▸ **Problem details**
From the entries below, report only the number of lines that contain the word "gidx".

------ Records supplied ------

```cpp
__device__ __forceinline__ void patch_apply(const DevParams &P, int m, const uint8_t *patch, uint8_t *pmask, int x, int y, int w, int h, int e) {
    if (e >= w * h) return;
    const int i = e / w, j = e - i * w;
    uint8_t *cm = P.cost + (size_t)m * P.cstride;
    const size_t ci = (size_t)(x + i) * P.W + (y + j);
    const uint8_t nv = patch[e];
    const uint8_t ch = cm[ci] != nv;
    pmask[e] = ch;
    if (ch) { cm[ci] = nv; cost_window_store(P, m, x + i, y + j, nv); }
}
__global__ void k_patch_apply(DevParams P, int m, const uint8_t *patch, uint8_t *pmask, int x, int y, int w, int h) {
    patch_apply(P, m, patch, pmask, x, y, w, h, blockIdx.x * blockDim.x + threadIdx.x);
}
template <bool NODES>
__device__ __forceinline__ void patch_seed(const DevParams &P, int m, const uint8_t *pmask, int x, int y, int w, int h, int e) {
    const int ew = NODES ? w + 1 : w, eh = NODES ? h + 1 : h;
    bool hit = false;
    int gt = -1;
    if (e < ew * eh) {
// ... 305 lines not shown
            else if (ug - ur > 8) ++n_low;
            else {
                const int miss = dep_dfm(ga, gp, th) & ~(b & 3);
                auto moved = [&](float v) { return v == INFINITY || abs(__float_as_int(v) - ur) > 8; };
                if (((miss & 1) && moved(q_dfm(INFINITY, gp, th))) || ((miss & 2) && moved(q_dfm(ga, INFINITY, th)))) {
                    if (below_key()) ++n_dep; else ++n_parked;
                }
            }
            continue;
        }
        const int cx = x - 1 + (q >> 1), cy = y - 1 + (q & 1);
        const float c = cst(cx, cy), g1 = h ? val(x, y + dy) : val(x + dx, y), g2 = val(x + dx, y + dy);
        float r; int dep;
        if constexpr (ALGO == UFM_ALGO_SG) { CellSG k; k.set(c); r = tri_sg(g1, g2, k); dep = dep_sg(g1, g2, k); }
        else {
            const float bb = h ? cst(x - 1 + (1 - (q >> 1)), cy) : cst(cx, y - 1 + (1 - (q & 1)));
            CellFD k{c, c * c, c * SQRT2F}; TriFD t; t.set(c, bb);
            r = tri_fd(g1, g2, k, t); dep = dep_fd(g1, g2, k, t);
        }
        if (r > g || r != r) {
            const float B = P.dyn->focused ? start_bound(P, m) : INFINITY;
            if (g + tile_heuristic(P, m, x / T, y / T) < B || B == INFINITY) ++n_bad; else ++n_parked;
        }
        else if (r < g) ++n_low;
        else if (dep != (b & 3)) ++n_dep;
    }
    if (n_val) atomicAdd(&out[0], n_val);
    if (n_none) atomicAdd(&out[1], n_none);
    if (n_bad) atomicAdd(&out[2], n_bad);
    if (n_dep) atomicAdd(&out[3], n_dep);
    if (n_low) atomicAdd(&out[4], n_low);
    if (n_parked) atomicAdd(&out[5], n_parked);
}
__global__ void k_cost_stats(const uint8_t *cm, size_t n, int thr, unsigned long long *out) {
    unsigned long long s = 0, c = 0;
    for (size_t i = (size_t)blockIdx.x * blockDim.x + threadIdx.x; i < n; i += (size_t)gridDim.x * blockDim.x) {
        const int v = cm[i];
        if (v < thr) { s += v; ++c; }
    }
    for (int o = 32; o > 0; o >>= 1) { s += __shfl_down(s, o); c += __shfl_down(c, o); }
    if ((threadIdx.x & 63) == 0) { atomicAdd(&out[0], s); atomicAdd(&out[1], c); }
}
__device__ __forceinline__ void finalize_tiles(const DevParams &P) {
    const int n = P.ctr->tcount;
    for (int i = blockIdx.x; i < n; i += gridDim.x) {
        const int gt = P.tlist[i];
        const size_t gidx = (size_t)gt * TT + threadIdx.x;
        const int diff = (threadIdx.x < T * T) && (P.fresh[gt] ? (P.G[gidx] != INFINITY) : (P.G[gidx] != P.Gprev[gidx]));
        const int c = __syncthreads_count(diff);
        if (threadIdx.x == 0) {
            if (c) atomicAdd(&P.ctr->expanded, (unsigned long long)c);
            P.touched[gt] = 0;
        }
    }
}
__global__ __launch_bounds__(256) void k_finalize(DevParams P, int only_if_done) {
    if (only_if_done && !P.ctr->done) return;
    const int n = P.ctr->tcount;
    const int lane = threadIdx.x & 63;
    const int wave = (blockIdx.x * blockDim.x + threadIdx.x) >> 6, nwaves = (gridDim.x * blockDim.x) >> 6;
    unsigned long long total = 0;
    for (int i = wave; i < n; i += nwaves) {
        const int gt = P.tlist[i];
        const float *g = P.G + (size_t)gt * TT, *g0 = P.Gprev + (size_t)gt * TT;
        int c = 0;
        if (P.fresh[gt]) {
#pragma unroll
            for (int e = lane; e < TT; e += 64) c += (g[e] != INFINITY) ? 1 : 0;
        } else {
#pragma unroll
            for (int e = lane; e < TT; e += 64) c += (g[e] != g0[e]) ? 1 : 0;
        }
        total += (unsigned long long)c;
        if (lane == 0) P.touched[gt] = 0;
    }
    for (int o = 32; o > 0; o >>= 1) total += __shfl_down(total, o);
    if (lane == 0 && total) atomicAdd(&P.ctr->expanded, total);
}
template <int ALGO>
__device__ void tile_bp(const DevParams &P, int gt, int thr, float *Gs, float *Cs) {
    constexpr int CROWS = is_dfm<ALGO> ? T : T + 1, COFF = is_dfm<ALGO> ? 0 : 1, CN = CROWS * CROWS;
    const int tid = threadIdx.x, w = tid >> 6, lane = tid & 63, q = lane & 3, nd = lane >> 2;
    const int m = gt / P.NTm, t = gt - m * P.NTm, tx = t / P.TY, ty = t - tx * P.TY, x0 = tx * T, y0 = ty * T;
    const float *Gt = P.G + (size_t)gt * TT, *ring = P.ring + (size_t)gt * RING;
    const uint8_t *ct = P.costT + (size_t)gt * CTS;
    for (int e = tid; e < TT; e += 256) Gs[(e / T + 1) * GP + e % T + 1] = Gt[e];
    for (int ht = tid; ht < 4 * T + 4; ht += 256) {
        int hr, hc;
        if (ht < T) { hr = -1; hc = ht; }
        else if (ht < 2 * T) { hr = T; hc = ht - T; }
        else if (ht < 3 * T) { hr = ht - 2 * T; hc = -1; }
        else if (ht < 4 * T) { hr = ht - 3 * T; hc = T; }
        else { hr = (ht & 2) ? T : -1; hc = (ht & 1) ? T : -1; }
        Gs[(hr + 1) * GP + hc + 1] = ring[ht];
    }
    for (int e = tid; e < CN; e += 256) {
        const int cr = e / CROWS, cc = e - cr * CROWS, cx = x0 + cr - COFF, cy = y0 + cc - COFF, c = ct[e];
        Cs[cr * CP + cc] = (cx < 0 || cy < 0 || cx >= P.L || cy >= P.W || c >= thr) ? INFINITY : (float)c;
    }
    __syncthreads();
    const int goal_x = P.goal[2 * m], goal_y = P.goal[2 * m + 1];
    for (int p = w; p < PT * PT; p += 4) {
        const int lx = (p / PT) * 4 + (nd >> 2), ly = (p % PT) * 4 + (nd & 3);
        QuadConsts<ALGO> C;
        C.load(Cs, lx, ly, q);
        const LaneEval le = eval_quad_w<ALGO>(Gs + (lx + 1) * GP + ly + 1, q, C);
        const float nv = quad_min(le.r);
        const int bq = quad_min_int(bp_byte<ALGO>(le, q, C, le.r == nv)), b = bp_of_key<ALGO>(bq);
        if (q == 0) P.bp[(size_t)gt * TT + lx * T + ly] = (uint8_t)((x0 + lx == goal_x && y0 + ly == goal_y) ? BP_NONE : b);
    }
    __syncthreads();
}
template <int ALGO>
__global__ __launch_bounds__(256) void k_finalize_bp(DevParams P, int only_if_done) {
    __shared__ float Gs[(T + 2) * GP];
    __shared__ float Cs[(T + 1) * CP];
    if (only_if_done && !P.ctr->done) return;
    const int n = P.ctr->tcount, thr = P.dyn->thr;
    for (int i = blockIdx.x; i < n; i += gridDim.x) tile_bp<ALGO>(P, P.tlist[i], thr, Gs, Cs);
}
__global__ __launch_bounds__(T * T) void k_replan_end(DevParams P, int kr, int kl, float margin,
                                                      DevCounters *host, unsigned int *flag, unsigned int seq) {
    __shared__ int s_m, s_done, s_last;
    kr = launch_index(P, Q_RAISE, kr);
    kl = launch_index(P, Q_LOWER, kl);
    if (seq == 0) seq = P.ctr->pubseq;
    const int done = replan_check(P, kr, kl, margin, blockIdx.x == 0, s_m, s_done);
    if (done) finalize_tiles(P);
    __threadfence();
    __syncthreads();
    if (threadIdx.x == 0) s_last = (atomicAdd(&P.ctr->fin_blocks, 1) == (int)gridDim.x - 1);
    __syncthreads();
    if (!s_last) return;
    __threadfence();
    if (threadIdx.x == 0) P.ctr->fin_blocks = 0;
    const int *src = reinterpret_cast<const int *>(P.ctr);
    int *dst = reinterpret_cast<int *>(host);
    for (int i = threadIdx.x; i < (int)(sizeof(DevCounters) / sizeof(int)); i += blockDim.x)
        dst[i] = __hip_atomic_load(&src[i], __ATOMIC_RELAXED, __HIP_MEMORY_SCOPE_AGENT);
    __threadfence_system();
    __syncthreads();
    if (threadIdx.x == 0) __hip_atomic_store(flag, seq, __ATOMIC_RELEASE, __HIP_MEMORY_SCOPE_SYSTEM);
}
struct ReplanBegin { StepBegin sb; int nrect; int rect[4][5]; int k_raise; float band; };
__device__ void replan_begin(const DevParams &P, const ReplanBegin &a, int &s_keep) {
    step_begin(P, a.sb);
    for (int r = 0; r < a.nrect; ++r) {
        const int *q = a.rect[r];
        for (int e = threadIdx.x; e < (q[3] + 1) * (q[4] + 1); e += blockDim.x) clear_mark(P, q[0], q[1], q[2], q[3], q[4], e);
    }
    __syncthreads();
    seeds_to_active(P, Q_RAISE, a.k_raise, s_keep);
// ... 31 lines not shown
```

------

▸ **Response to the task**
2